Russia; Moscow, specifically, is on my bucket list...


----------



## timor

^^^^ !
It going on well.


----------



## burak13

Thanks for the comments, keep sharing #3




Hat #3 by Burak Karademir, on Flickr


----------



## burak13

Keep sharing #4



Hat #4 by Burak Karademir, on Flickr


----------



## timor

This Sigma lens you are using has nice, clean bokeh. Looks like you are using it wide open and smart of you  to keep the background far..


----------



## burak13

@timor Actually I took the photos between f/2 or f/4 and it was quite enough for dof.

keep sharing #5




Hat #5 by Burak Karademir, on Flickr


----------



## timor

What I was thinking, the iris of the aperture is quite round and I would expect only 6 blades in that Sigma lens. Maybe I am wrong.


----------



## dxqcanada

Ever thought of doing this with a Zorki ?


----------



## Steve5D

Wow, number 5 looks almost three dimensional.

I'm digging these a _lot_. Damn thing is, it's just people in hats. That's it. But you're taking a fresh approach to what is probably best characterized as "street photography", and it's working really, _really _well.

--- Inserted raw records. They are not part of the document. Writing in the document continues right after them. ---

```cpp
// ... 24 lines not shown
    auto copy_tab = [&]() __attribute__((always_inline)) {
        ShadowTab* const wt = reinterpret_cast<ShadowTab*>(red);
        wt->n = ad.tab.n, wt->flags = ad.tab.flags;
#pragma unroll
        for (int t = 0; t < SHADOW_MAX; ++t) {
            const ShadowDesc& a = ad.tab.d[t];
            ShadowDesc& b = wt->d[t];
            b.src_off = a.src_off, b.n_el = a.n_el, b.dst_off = a.dst_off, b.n0 = a.n0, b.n1 = a.n1, b.sn0 = a.sn0, b.sn1 = a.sn1;
            b.sn2 = a.sn2, b.sk0 = a.sk0, b.sk1 = a.sk1, b.sk2 = a.sk2, b.ld = a.ld, b.mode = a.mode;
            b.plane_stride = a.plane_stride, b.terms = a.terms;
        }
    };
    auto adam_quad = [&](const int64_t off, const f32x4 gq, const f32x4 pq, const f32x4 mq, const f32x4 vq) __attribute__((always_inline)) -> float4 {
        float4 pv = make_float4(pq.x, pq.y, pq.z, pq.w), mv = make_float4(mq.x, mq.y, mq.z, mq.w), vv = make_float4(vq.x, vq.y, vq.z, vq.w);
        ac.upd(pv.x, gq.x, mv.x, vv.x), ac.upd(pv.y, gq.y, mv.y, vv.y), ac.upd(pv.z, gq.z, mv.z, vv.z), ac.upd(pv.w, gq.w, mv.w, vv.w);
        *(ERC_GLOBAL f32x4*)(ad.data + off) = (f32x4){pv.x, pv.y, pv.z, pv.w};
        *(ERC_GLOBAL f32x4*)(ad.m + off) = (f32x4){mv.x, mv.y, mv.z, mv.w}, *(ERC_GLOBAL f32x4*)(ad.v + off) = (f32x4){vv.x, vv.y, vv.z, vv.w};
        return pv;
    };
    auto shadow_quads = [&](const int64_t (&offs)[8], const float4 (&pn)[8], const int count, const bool (&isq)[8], const unsigned tmask) __attribute__((always_inline)) {
        if (!ad.shadow) return;
        const bool quads = (stab.flags & 1) != 0;
        const int nt = stab.n;
#pragma unroll
        for (int o = 0; o < 8; ++o) {
            if (o >= count || !isq[o]) continue;
            const int64_t i0 = offs[o];
            const float4 pv = pn[o];
#pragma unroll 1
            for (int t = 0; t < nt; ++t) {
                if (!((tmask >> t) & 1)) continue;
                const ShadowDesc& sd = stab.d[t];
// ... 410 lines not shown
                        *reinterpret_cast<f32x4*>(red + w * 4096 + (((hh * 2 + il) * 4 + q) * 64 + lane) * 4) = v * wsel;
                    }
            __syncthreads();
    #pragma unroll
            for (int u = 0; u < 4; ++u) {
                const int f4 = tid + 256 * u;
                f32x4 s = *reinterpret_cast<const f32x4*>(red + f4 * 4);
    #pragma unroll
                for (int ww = 1; ww < 4; ++ww) {
                    const f32x4 t = *reinterpret_cast<const f32x4*>(red + ww * 4096 + f4 * 4);
                    s += t;
                }
                if (direct) {
                    store_c(tid + 256 * (u & 1), 2 * P + (u >> 1), s);
                } else {
                    st_sc1_x4(slab + ((4 * P + u) * 256 + tid) * 4, s);
                }
            }
        }
        if (tid < 192) {
            const float v = ((bred[tid] + bred[192 + tid]) + bred[384 + tid]) + bred[576 + tid];
            if (direct) {
                if (tid < 128) {
                    if (want_a && tid < d.M) ((ERC_GLOBAL float*)d.bias_a)[tid] = v;
                } else if (want_b && n0 + tid - 128 < d.N) {
                    ((ERC_GLOBAL float*)d.bias_b)[n0 + tid - 128] = v;
                }
            } else {
                st_sc1(slab + 8192 + tid, v);
            }
        }
// ... 92 lines not shown
    #pragma unroll
                for (int o = 1; o < 8; ++o) res[o] = z;
            }
            W2_STAMP(9);
            float bsum = 0.f;
#pragma unroll
            for (int jj = 0; jj < 8; ++jj) bsum += bt[jj] * (jj < S ? 1.f : 0.f);
            if (ad.x_world > 1) {
                const int64_t poff = x_poff();
                float* mypub = nullptr;
#pragma unroll
                for (int r = 0; r < 8; ++r)
                    if (r == ad.x_rank) mypub = ad.x_pub[r];
#pragma unroll
                for (int o = 0; o < 8; ++o)
                    if (o < owned && valid[o] == 4) st_sc1_x4(mypub + poff + off[o], res[o]);
                if (bdst) __hip_atomic_store(mypub + poff + boff, bsum, __ATOMIC_RELAXED, __HIP_MEMORY_SCOPE_SYSTEM);
                adam_on = x_rendezvous(!adam_on) && adam_on;
                bump_step();
                if (adam_on) {
#pragma unroll
                    for (int o = 0; o < 8; ++o)
                        if (o < owned && valid[o] == 4) res[o] = x_sum4(poff + off[o]);
                    if (bdst) bsum = x_sum1(poff + boff);
                }
            }
            const bool upd = adam_on;
            unsigned tmask = 0;
            {
                const int64_t lo = cbase, hi = cbase + (int64_t)(ct ? d.N : d.M) * d.ldc;
                const int nt = stab.n;
                for (int t = 0; t < nt; ++t)
                    if (stab.d[t].src_off < hi && stab.d[t].src_off + stab.d[t].n_el > lo) tmask |= 1u << t;
            }
    #pragma unroll 1
            for (int it = 0; it < owned; ++it) {
                if (valid[0] == 4) {
                    *(ERC_GLOBAL f32x4*)(ad.grad + off[0]) = res[0];
                    if (upd) {
                        const float4 pv = adam_quad(off[0], res[0], pq[0], mq[0], vq[0]);
                        if (it == 0) W2_STAMP(13);
                        if (ad.shadow) {
                            const int nt = stab.n;
    #pragma unroll 1
                            for (int t = 0; t < nt; ++t) {
                                if (!((tmask >> t) & 1)) continue;
                                shadow_store4_desc(ad.shadow, stab.d[t], (stab.flags & (2 << t)) != 0, off[0], pv);
                            }
                        }
                    }
                } else if (valid[0] != 0) {
                    __hip_atomic_store(ad.health, ERC_HEALTH_RAISED, __ATOMIC_RELAXED, __HIP_MEMORY_SCOPE_AGENT);
                }
// ... 180 lines not shown

static int w2_adam_entry(int terms, const void* table, int n_desc, const int32_t* item_base, int n_items, float* slabs,
                         int32_t* counters, int n_tiles, float* p, float* g, float* m, float* v, int64_t n, float lr,
                         float beta1, float beta2, float eps, float weight_decay, int decoupled, float grad_scale,
                         int64_t* state, void* shadow_base, int64_t shadow_numel, const ErcShadowTab* tab_host,
                         int32_t* health, void* stream, const ErcP2P* x = nullptr) {
    static_assert(sizeof(ShadowTab) == sizeof(ErcShadowTab), "shadow table layout");
    ERC_REQUIRE(p && g && m && v && state && health && n > 0 && n_tiles >= 0 && n_items <= 256,
                "wgrad_bf16_adam: bad arguments (at most 256 work items: all of them must be resident)");
    ERC_REQUIRE((((uintptr_t)p | (uintptr_t)g | (uintptr_t)m | (uintptr_t)v) & 15) == 0, "wgrad_bf16_adam: 16-byte alignment");
    W2Adam ad{};
    ad.decoupled = decoupled, ad.lr = lr, ad.b1 = beta1, ad.b2 = beta2, ad.eps = eps, ad.wd = weight_decay;
    ad.grad_scale = grad_scale, ad.data = p, ad.grad = g, ad.m = m, ad.v = v, ad.state = state, ad.skip = health, ad.health = health;
    ad.seq = counters + n_tiles;
    ad.spin_limit = g_w2_spin_limit;
    if (x) {
        ERC_REQUIRE(x->world >= 2 && x->world <= 8 && x->rank >= 0 && x->rank < x->world && x->epoch && x->n_pad >= n && x->n_pad % 4 == 0 &&
                        (int32_t*)x->health == health, "wgrad_adam_p2p: bad exchange descriptor (2 <= world <= 8; health = the exchange's health word)");
        ad.x_world = x->world, ad.x_rank = x->rank, ad.x_spin = x->spin_limit > 0 ? x->spin_limit : 4000000;
        ad.x_epoch = (int64_t*)x->epoch, ad.x_npad = x->n_pad;
        for (int r = 0; r < x->world; ++r) {
            ERC_REQUIRE(x->pub[r] && x->flags[r] && ((uintptr_t)x->pub[r] & 15) == 0, "wgrad_adam_p2p: peer %d not mapped", r);
            ad.x_pub[r] = (float*)x->pub[r], ad.x_flags[r] = (int32_t*)x->flags[r];
        }
    }
    if (tab_host) memcpy(&ad.tab, tab_host, sizeof(ad.tab));
    ERC_REQUIRE(ad.tab.n == 0 || shadow_base, "wgrad_bf16_adam: shadow table without a shadow buffer");
    ERC_REQUIRE(ad.tab.n >= 0 && ad.tab.n <= SHADOW_MAX, "wgrad_bf16_adam: %d shadow descriptors", ad.tab.n);
    ad.tab.flags = ad.tab.n > 0;
    for (int t = 0; t < ad.tab.n; ++t) {
// ... 48 lines not shown
```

Kudos, man, this is nice stuff...


----------



## timor

Steve5D said:


> I'm digging these a _lot_. Damn thing is, it's just people in hats. That's it. But you're taking a fresh approach to what is probably best characterized as "street photography", and it's working really, _really _well.


That's what I wanted to say, but you said it better.


----------



## burak13

Keep sharing #6




Hat #6 by Burak Karademir, on Flickr


----------



## burak13

Keep sharing #7




Hat #7 by Burak Karademir, on Flickr


----------



## terri

^^ This may be the best one yet.  (#7)    (I am wishing those windows weren't in the background, but it's still just  terrific!)      

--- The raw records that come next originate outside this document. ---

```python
# ... 325 lines not shown
        raise TerraError(-1, lib.terra_last_error().decode())
    out = np.empty((h.value, w.value, 2) if nc.value == 2 else (h.value, w.value), np.uint8)
    if lib.terra_heightmap_read_png(*args, out.ctypes.data, out.nbytes) < 0:
        raise TerraError(-1, lib.terra_last_error().decode())
    return out


class DeviceBuffer:

    def __init__(self, terra, nbytes):
        self.t, self.nbytes = terra, nbytes
        p = _vp()
        terra._ck(terra.lib.terra_malloc(terra.ctx, C.byref(p), nbytes))
        self.ptr = p.value

    def upload(self, arr):
        arr = np.ascontiguousarray(arr)
        assert arr.nbytes <= self.nbytes
        self.t._ck(self.t.lib.terra_memcpy_h2d(self.t.ctx, self.ptr, arr.ctypes.data, arr.nbytes))
        return self

    def download(self, dtype, shape):
        out = np.empty(shape, dtype)
        assert out.nbytes <= self.nbytes
        self.t._ck(self.t.lib.terra_memcpy_d2h(self.t.ctx, out.ctypes.data, self.ptr, out.nbytes))
        return out

    def free(self):
        if self.ptr:
            self.t.lib.terra_free(self.t.ctx, self.ptr)
            self.ptr = None


class PinnedArray:

    def __init__(self, lib, shape, dtype=np.float32):
        self.lib = lib
        n = int(np.prod(shape)) * np.dtype(dtype).itemsize
        lib.terra_host_alloc.restype = _vp
        self.ptr = lib.terra_host_alloc(max(n, 1))
        if not self.ptr:
            raise TerraError(-1, lib.terra_last_error().decode())
        self.array = np.frombuffer((C.c_uint8 * n).from_address(self.ptr), dtype=dtype).reshape(shape)

    def free(self):
        if self.ptr:
            self.array = None
            self.lib.terra_host_free(self.ptr)
            self.ptr = None


ENV_OPTIONS = {
    "TERRA_GEN_FUSED": ("gen.fused", "0"), "TERRA_SIMPLE_KERNELS": ("kernels.simple", "0"), "TERRA_GRAPHS": ("graphs", "1"),
    "TERRA_SG_KC": ("sg.kc", "27"), "TERRA_SG_KC_TILES": ("sg.kc_tiles", "27"), "TERRA_SG_ROWGROUP": ("sg.rowgroup", "4"), "TERRA_TILE_EROSION": ("tile_erosion", "lds"),
    "TERRA_WEIGHTS_SIMPLE": ("weights.simple", "0"), "TERRA_VOXELS_COLS": ("voxels.cols", "1"), "TERRA_AO_BANDS": ("ao.bands", "1"), "TERRA_AO_WHOLE": ("ao.whole", "1"), "TERRA_SHADOWS_LEVELS": ("shadows.levels", "0"),
    "TERRA_ERO_SPARSE": ("ero.sparse", "auto"), "TERRA_ERO_SPARSE_RETRACES": ("ero.sparse_retraces", "-1"), "TERRA_ERO_LEAD": ("ero.lead", "2"), "TERRA_ERO_BATCH": ("ero.batch", "0"), "TERRA_ERO_FUSE": ("ero.fuse", "3"),
    "TERRA_ERO_LIVE": ("ero.live", "1"), "TERRA_ERO_DIAG": ("ero.diag", "0"), "TERRA_ERO_CK": ("ero.ck", "default"), "TERRA_ERO_NEAR": ("ero.near", "default"),
    "TERRA_ERO_MEM_BUDGET": ("ero.mem_budget", "-1"),
}


class Terra:

    def __init__(self, device=0, lib_path=None, env_options=True):
        self.lib = load_library(lib_path)
        ctx = _vp()
        rc = self.lib.terra_create(C.byref(ctx), device)
        if rc != 0:
            raise TerraError(rc, self.lib.terra_last_error().decode())
        self.ctx = ctx
        self._env_applied = {}
        if env_options:
            self.apply_env_options()

    def set_option(self, key, value):
        self._ck(self.lib.terra_set_option(self.ctx, str(key).encode(), str(value).encode()))

    def apply_env_options(self):
        for var, (key, default) in ENV_OPTIONS.items():
            val = os.environ.get(var, default)
            if self._env_applied.get(key, default) != val:
                self.set_option(key, val)
                self._env_applied[key] = val

    def close(self):
        if getattr(self, "ctx", None):
            self.lib.terra_destroy(self.ctx)
            self.ctx = None

    def __del__(self):
        try:
            self.close()
        except Exception:
            pass

    def _ck(self, rc):
        if rc < 0:
            raise TerraError(rc, self.lib.terra_last_error().decode())
        return rc

    def init_scene(self, cfg):
        self._ck(self.lib.terra_init_scene(self.ctx, C.byref(cfg)))
        return self.state()

    def state(self):
        s = State()
        self._ck(self.lib.terra_get_state(self.ctx, C.byref(s)))
# ... 766 lines not shown
```

Measured before the change: 322.2.

## Add opt-in register-blocked sine grid kernel and skip unused table rows

Adds k_sine_grid_sy, a sine-sum grid kernel in which each lane accumulates a 4-column by 16-row block in registers. It uses packed f32 inline asm, buffer loads for the x tables and scalar-register y rows, with a triple-buffered load pipeline. The kernel only runs when the new sg.sy option is enabled, which defaults to 0. Separately, the table-building launch now fills only the rows from kstart onward instead of all F_TABLE_SIZE rows, which changes work on the default path. The new kernel adds inline asm and an address-space cast, which are correctness and portability risks once it is enabled.

```diff
diff --git a/3dworld_amd/csrc/terra_driver.hpp b/3dworld_amd/csrc/terra_driver.hpp
--- a/3dworld_amd/csrc/terra_driver.hpp
+++ b/3dworld_amd/csrc/terra_driver.hpp
@@ -382,6 +382,7 @@
 	int graphs = 1;
 	int sg_kc = 27, sg_kc_tiles = 27;
 	int sg_rowgroup = 4;
+	int sg_sy = 0;
 	int tile_erosion_window = 0;
 	int weights_simple = 0;
 	int shadows_levels = 0;
@@ -411,6 +412,7 @@
 		if (k == "sg.kc") {if (!is_int || (n != 20 && n != 27 && n != 45)) return false; sg_kc = (int)n; return true;}
 		if (k == "sg.kc_tiles") {if (!is_int || (n != 27 && n != 45)) return false; sg_kc_tiles = (int)n; return true;}
 		if (k == "sg.rowgroup") {if (!is_int || n < 1 || n > 1024) return false; sg_rowgroup = (int)n; return true;}
+		if (k == "sg.sy") return flag(sg_sy);
 		if (k == "tile_erosion") {if (v == "lds") {tile_erosion_window = 0; return true;} if (v == "window") {tile_erosion_window = 1; return true;} return false;}
 		if (k == "weights.simple") return flag(weights_simple);
 		if (k == "shadows.levels") return flag(shadows_levels);
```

I've been enjoying this series.   Good stuff!!


----------



## timor

Looking and enjoying.


----------



## burak13

Thanks for beautiful words, here is #8.




Hat #8 by Burak Karademir, on Flickr


----------



## Tony S

I like the series you are showing.  I think the shots where the subject is not dead center in the frame are more interesting to look at.


----------



## burak13

#9




Hat #9 by Burak Karademir, on Flickr


----------



## DiskoJoe

"In mother Russia, Hat where you!"

J/k

great project.

Ever heard of the 100 strangers project? If not you should check it out. Its right up your alley. 

Flickr: 100 Strangers


----------



## burak13

Thanks for the suggestion and here is #10




Hat #10 by Burak Karademir, on Flickr


----------



## timor

:thumbup:


----------



## burak13

#11




Hat #11 by Burak Karademir, on Flickr


----------



## timor

This is a very nice hat, and fur to. They are still real in Russia.


----------



## tirediron

Very well executed!


----------



## burak13

About fur &#305; dont wanna say anything because it's in everywhere in russia. 

#12




Hat #12 by Burak Karademir, on Flickr


----------



## tirediron

Best.  One.  Yet.  ^^^^


----------



## timor

^^^ Yes, very good, but for me #11.
Burak, at least do you know the names of this people ?


----------



## Heitz

This is a very unique thread!! Kudos!


----------



## burak13

timor said:


> ^^^ Yes, very good, but for me #11.
> Burak, at least do you know the names of this people ?



Hi Timor,

actually &#305; had some rules while &#305; was taking these photos; 

-try to show people like on the street like &#305; see
-don't ask name 
-don't have conversation
-and people must have a strange hat for me.

Thank you heitz.


----------



## gsgary

burak13 said:


> About fur &#305; dont wanna say anything because it's in everywhere in russia.
> 
> #12
> 
> 
> 
> 
> Hat #12 by Burak Karademir, on Flickr



This is a great idea, this is my favourite that looks like it could be real hair + she is beautiful


----------



## gsgary

dxqcanada said:


> Ever thought of doing this with a Zorki ?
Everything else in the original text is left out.